We had what appeared to be deadlocking in the application the other day. Doing a thread dump (thank god for "kill -3"), we saw that all of the threads were blocked in SoftLimitMRUCache.
Turns out it is a bug Concurrent access issues with both SoftLimitMRUCache and SimpleMRUCache
We were hitting the caches so much that a subtle hibernate bug appeared. We'll await a fix, but in the meantime I'm trying to optimise BlogBuilder in other ways.
- Roll up data rather than do live counts, such as comment, trackback and image counts
- Better indexes and improved query efficiency so that I don't have to cache the queries
- Profiling like crazy to find the hotspots. I recently got JProfiler working on a live instance of JBoss running BlogBuilder. It shed a lot of light on where our real bottlenecks are…and as usual, they are not where you expect.
My hopes when I was building BlogBuilder was that I could make everything dynamic and live for every user as this would provide a more personal and dynamic experience. Sadly this is not terribly efficient and I'm having to start to be a bit more pragmatic in where it is really neccessary to do live checks rather than static data.
February 08, 2006
First post of the year (bad boy)...
I've spent a lot of this year so far jumping between lots of different things. I've started dipping into the new SiteBuilder code which is far more familiar as it is now Spring/Hibernate based rather than Struts/EJB.
I've also as usual been working on Single Sign-On and BlogBuilder.
As the complexity of BlogBuilder grows and our page views grows (now averaging more than 50,000 proper real people page views per day), it has become more and more important to optimise BlogBuilder for better performance.
Hongfeng our resident Oracle expert pointed me in the direction of quite a lot of particularly bad and slow pieces of SQL that were being generated out of BlogBuilder. The problem with BlogBuilder is that it is very very dynamic. We do not serve any static pages as every single page is customised to the currently logged in user as every blog/image/entry has its own permissions. There are also just a lot of different views on the blogs data; daily views, monthly views, favourites views, entries by tags, blogs by group, images by day, etc…

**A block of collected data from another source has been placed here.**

# Rafae1130/qwen_inference_engine

Measured on AMD Instinct MI355X. Metric: decode tokens/s + prefill tok/s, Qwen2-7B bf16 batch=1, 1/2/4/8 MI355X, higher is better.
Workload: dtype bf16; 1 GPU; Qwen2-7B bf16 decode, batch=1, prompt=2048, gen=512; batch_per_gpu=1, batch=1, prompt=2048, gen=512, parallelism=single, graph=True, kv=contiguous

## Files before the change

__graft_entry__.py:

```python
import os
import subprocess
import sys

ROOT = os.path.dirname(os.path.abspath(__file__))


def build() -> None:
    jobs = str(min(16, os.cpu_count() or 8))
    subprocess.check_call(["make", "-s", "-j", jobs, "-C", os.path.join(ROOT, "qwen_inference_engine_amd", "csrc")])
    subprocess.check_call(["make", "-s", "-C", os.path.join(ROOT, "oracle")])
    if os.path.isdir("/root/reference/layers/src"):
        subprocess.check_call(["make", "-s", "-C", os.path.join(ROOT, "oracle"), "ref"])
    sys.path.insert(0, ROOT)
    import qwen_inference_engine_amd as q
    from qwen_inference_engine_amd import _lib
    _lib.load()


def smoke() -> None:
    sys.path.insert(0, ROOT)
    sys.path.insert(0, os.path.join(ROOT, "oracle"))
    import numpy as np
    import oracle as O
    import qwen_inference_engine_amd as q
# ... 19 lines not shown
```

include/qie/qie_ops.h:

```cpp
#ifndef QIE_OPS_H
#define QIE_OPS_H

#include "qie_types.h"

#ifdef __cplusplus
extern "C" {
#endif

#define QIE_ABI_VERSION 1

const char* qie_last_error(void);
int qie_abi_version(void);
int qie_device_count(int* count);

int qie_set_device(int device);
int qie_malloc(void** ptr, int64_t bytes);
int qie_free(void* ptr);
int qie_memcpy_h2d(void* dst, const void* src, int64_t bytes);
int qie_memcpy_d2h(void* dst, const void* src, int64_t bytes);
int qie_memset(void* ptr, int value, int64_t bytes);
int qie_synchronize(void);
int qie_stream_create(void** stream_out);
int qie_stream_synchronize(void* stream);
int qie_stream_destroy(void* stream);
// ... 52 lines not shown
                 int32_t layer, float eps, int32_t numerics, void* q_out, void* stream);

int64_t qie_attention_workspace_bytes(int64_t M, int32_t n_heads, int32_t head_dim,
                                      int32_t max_ctx);
int qie_attention(const void* q, int64_t M, const int32_t* pos, int32_t rows_per_seq,
                  const qie_kv_cache* cache, int32_t layer, int32_t n_heads, void* out,
                  void* ws, void* stream);

int64_t qie_attention_extend_workspace_bytes(int64_t M, int32_t n_heads, int32_t head_dim,
                                             int32_t max_ctx);
int32_t qie_attention_extend_split_tokens(int64_t M, int32_t max_ctx);
int qie_attention_extend(const void* q, int64_t M, const int32_t* pos, int32_t rows_per_seq,
                         const qie_kv_cache* cache, int32_t layer, int32_t n_heads, void* out,
                         void* ws, void* stream);
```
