struct loco_ctx {
    loco_unet_cfg cfg;
    std::string err;
    std::map<std::string, HostParam> params;
    bool finalized = false;

    std::shared_ptr<const Program> prog;
    std::shared_ptr<Weights> wts;
    std::vector<Tens> tens;
    std::vector<Op> ops;


    float *arenaP = nullptr, *arenaT = nullptr;
    float *statsP = nullptr, *statsT = nullptr;
    double* red = nullptr;
    bool fuse_cot = true;
    float *stpart = nullptr, *stpart2 = nullptr;
    size_t stpart_floats = 0;
    bool fuse_stats = true;
    bool fuse_xattn = true;
    bool deep1 = true;
    bool flash_attn = true;
    float* attn_delta = nullptr;
    float* partial = nullptr;
    size_t partial_floats = 0;
    const float* bench_out = nullptr; int64_t bench_out_count = 0;
#ifdef LOCO_DIAG
    std::string* plan_log = nullptr;
#endif
    float *tact = nullptr, *tproj = nullptr;
    float* eps_buf = nullptr;
    float* gx0 = nullptr;
    float* ge = nullptr;
    float* tmpA = nullptr;
    double *G = nullptr, *Q = nullptr, *W = nullptr, *gscratch = nullptr;
    float* alphas = nullptr;
    float* ctx_colbias = nullptr;
    bool has_ctx = false;
    float* cond_add = nullptr;
    float* ctx_norm = nullptr;
    bool has_cond = false;
    float* cond_in = nullptr;
    bool has_tcond = false;
    float2* sxcache = nullptr;
    int prec = 0;
    std::vector<float*> owned;
    size_t bytes = 0;

    bool primal_ok = false;
// ... 477 lines not shown
#endif
    if (rq && rq->kind != ST_NONE && rq->n) rq->n->ready = true;
    if (rq && rq->keep_ntile) *rq->keep_ntile = p.keep_ntile;
    const int HWo = a.Hout * a.Wout, Gn = c->cfg.gn_groups;
    const long SBs = c->prog->stats_per_sample;
    auto timed = [&](const char* name, double flops, const ConvArgs& y, auto&& launch) {
        loco_ctx::ProfRec r;
        if (c->prof_on) {
            r.name = name; r.flops = flops;
            r.cin = y.Cin; r.cout = y.Cout; r.h = y.Hout; r.b = y.B; r.ns = y.nsplit; r.mode = y.mode; r.taps = taps;
            r.e0 = c->next_event(); r.e1 = c->next_event();
            (void)hipEventRecord(r.e0, st);
        }
        launch();
        if (c->prof_on) { (void)hipEventRecord(r.e1, st); c->prof.push_back(r); }
    };
    for (int li = 0; li < p.nl; ++li) {
        const ConvLaunch& l = p.l[li];
        const ConvArgs& x = l.args;
        double flops = 2.0 * (x.Cin * taps + x.Cin2) * x.Cout * (double)x.Hout * x.Wout * x.B;
        if (x.zins) flops *= 0.25;
        if (x.poly == 2) flops *= 4.0;
        timed(c->prof_on ? conv_variant_name(x, taps, c->prec) : nullptr, flops, x, [&] {
            if (c->prec == 1) launch_conv_bf16x3(x, taps, st);
            else if (c->prec == 2) launch_conv_f16(x, taps, st);
            else launch_conv(x, taps, st);
        });
        if (x.nsplit > 1) {
            timed("conv_splitk_reduce", 0.0, x, [&] {
                if (l.stats != SR_SPLITK) { launch_conv_splitk_reduce(x, st); return; }
                const NormP& n = *rq->n;
                NS sp = nstats(c, c->statsP, n);
                NS so = nstats(c, rq->stats + (long)l.s0 * SBs, n);
                launch_conv_splitk_reduce_stats(x, rq->kind, Gn, eps_of(c, n), n.gamma, n.beta, so.mr, so.sc, so.sh, SBs, rq->ss_scale,
                                                rq->ss_shift, rq->prim, sp.sc, sp.sh, sp.mr, so.tst, so.tc, SBs, c->red, st);
            });
        }
        if (l.stats == SR_ALONE) stats_standalone(c, *rq, x.out, x.out_bs, x.B, HWo, l.s0, st);
        if (l.stats == SR_EPI) {
            const NormP& n = *rq->n;
            NS so = nstats(c, rq->stats + (long)l.s0 * SBs, n);
            if (rq->kind != ST_FWD) {
                NS sp = nstats(c, c->statsP, n);
                launch_gn_lin_fused_finalize(rq->kind, x.st_part, n.C, l.ntile, nullptr, 0, x.B, n.C, HWo, Gn, sp.mr, so.tst, so.tc,
                                             SBs, st);
            } else {
                launch_gn_fused_finalize(x.st_part, l.ntile, x.B, n.C, HWo, Gn, eps_of(c, n), n.gamma, n.beta, so.mr, so.sc, so.sh,
                                         SBs, rq->ss_scale, rq->ss_shift, st);
            }
        }
    }
    if (p.stats_all) stats_standalone(c, *rq, a.out, a.out_bs, a.B, HWo, 0, st);
    if (p.pool_after)
        launch_pool2x2_sum(a.pool_tmp, a.pool_tmp_bs, p.pool_out, p.pool_out_bs, p.pool_acc, a.B, a.Cout, a.Hout, a.Wout, st);
    return p.cot;
}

When using Hibernate 2 I did most of these queries with HQL, and it worked quite well, but I'm starting to feel the strain as some of the queries got more and more complicated.
With Hibernate 3 I can now take advantage of the Criteria API, which is quite nice for building complicated queries, but it still has some problems so I've now got a mix of HQL, Criteria and plain old SQL when a particularly complicated aggregation is needed.
Don't forget to turn on query caching and specifically tell your criteria and queries to cache as although the documentation says that for most queries caching doesn't make much difference, I've found it can make a huge difference.
Another little trick is to be careful with date range queries. If you want to do something like find items based on the current time, round your time to the nearest hour or minute rather than passing in a date with second or millisecond accuracy as this will prevent those queries being cached for more than a second…not a lot of good.
Another trick when moving from Hibernate 2 to Hibernate 3 is that you used to have to do "query.iterate().next()" to get a result when you knew there was just a single result (such as a count query), but now there is the uniqueResult() method. It is important to switch over because the uniqueResult() calls get cached, but the iternate().next() ones don't.